__YOUR OBJECTIVE__
Pull every line holding the word "void" out of the data and copy it.

Saved data entries:
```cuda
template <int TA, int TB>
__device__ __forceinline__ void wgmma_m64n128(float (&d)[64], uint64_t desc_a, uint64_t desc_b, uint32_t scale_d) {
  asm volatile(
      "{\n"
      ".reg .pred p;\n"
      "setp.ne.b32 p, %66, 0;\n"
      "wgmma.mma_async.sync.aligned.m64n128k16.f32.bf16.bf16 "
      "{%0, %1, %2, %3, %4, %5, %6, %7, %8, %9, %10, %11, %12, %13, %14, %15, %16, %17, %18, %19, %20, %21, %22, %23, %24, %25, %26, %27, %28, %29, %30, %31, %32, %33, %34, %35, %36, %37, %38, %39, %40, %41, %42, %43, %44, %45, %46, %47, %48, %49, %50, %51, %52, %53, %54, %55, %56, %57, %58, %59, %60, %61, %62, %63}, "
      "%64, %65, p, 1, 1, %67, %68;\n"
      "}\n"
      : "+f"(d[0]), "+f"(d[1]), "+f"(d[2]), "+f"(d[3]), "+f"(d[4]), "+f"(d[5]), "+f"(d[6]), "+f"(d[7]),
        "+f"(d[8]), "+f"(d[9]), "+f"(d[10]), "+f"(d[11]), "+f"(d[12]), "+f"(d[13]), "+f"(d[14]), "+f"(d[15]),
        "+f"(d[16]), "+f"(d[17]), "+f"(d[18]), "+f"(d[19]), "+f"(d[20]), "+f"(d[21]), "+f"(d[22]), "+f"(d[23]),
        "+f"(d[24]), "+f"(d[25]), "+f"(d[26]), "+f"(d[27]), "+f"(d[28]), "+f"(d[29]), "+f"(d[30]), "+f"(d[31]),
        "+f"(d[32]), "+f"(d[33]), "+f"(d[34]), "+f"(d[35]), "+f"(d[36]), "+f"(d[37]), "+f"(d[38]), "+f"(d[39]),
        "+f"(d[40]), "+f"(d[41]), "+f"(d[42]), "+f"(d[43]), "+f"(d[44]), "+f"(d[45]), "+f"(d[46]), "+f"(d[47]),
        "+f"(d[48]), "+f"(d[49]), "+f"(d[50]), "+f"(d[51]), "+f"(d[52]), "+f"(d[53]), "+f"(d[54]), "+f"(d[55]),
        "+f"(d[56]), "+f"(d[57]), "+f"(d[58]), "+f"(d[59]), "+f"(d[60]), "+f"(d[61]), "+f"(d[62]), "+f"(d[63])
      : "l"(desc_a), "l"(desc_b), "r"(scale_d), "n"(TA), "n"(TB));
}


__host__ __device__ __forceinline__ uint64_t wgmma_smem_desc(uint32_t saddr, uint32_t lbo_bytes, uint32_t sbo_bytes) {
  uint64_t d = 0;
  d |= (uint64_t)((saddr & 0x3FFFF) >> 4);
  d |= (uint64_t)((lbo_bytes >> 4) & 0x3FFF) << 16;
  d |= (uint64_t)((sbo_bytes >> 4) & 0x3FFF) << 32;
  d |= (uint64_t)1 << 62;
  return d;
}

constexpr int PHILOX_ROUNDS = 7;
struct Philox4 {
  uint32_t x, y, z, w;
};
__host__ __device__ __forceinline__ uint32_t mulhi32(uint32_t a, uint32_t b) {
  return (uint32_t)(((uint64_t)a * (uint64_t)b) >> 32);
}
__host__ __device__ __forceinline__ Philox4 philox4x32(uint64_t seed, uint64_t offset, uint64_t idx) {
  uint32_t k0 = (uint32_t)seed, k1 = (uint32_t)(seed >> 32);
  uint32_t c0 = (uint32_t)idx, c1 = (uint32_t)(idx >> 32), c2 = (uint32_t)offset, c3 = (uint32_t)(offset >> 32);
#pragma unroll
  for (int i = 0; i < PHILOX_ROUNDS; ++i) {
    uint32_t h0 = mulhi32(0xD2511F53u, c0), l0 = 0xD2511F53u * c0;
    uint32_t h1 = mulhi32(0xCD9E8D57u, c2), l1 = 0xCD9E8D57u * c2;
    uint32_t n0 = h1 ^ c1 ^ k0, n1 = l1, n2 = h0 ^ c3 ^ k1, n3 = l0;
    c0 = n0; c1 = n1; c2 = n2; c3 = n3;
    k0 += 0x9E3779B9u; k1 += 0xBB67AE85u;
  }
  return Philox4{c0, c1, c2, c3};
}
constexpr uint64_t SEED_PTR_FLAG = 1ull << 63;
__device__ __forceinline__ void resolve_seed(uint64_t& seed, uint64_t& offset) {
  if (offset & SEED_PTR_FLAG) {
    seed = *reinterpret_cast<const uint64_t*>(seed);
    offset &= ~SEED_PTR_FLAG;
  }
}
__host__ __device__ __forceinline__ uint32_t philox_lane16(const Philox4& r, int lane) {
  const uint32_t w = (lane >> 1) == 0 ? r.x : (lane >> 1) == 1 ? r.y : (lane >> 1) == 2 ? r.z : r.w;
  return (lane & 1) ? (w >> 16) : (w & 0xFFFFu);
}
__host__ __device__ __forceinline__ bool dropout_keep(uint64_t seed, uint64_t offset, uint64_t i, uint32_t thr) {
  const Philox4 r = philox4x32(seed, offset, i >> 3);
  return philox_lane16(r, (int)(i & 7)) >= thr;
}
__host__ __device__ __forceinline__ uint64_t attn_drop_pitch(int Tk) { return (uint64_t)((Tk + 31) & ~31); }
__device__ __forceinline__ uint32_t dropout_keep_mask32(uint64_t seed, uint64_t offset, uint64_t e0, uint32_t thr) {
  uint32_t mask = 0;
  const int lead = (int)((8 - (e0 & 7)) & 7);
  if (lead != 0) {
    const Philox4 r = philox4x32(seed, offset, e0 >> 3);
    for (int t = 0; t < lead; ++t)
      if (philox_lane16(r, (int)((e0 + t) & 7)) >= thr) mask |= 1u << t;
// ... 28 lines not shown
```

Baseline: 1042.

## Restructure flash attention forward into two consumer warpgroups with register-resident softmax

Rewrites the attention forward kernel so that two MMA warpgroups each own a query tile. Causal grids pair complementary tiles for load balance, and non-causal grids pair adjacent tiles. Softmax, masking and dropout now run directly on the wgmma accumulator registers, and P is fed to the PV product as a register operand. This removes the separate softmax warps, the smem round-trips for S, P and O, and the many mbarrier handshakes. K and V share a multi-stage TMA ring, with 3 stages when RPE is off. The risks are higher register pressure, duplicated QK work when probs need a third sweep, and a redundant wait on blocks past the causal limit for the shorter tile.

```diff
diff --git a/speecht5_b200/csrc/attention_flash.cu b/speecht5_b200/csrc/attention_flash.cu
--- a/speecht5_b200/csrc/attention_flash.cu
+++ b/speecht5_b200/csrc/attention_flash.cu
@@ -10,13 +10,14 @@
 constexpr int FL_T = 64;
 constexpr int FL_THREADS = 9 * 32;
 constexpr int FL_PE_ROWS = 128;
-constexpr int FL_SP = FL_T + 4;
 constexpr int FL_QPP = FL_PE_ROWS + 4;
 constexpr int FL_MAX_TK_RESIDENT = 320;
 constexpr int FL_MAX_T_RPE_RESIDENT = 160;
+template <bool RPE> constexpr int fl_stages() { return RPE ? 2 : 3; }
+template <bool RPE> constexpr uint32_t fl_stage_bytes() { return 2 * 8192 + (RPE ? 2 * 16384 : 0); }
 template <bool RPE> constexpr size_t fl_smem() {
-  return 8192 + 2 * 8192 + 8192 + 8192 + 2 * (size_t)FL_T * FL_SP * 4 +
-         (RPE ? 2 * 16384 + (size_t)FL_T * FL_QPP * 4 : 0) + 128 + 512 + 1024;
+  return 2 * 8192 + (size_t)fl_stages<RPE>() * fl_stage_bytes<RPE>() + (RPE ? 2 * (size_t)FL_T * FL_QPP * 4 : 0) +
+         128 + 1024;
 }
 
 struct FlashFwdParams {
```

__REPLY TO THE TASK__
__device__ __forceinline__ void wgmma_m64n128(float (&d)[64], uint64_t desc_a, uint64_t desc_b, uint32_t scale_d) {
__device__ __forceinline__ void resolve_seed(uint64_t& seed, uint64_t& offset) {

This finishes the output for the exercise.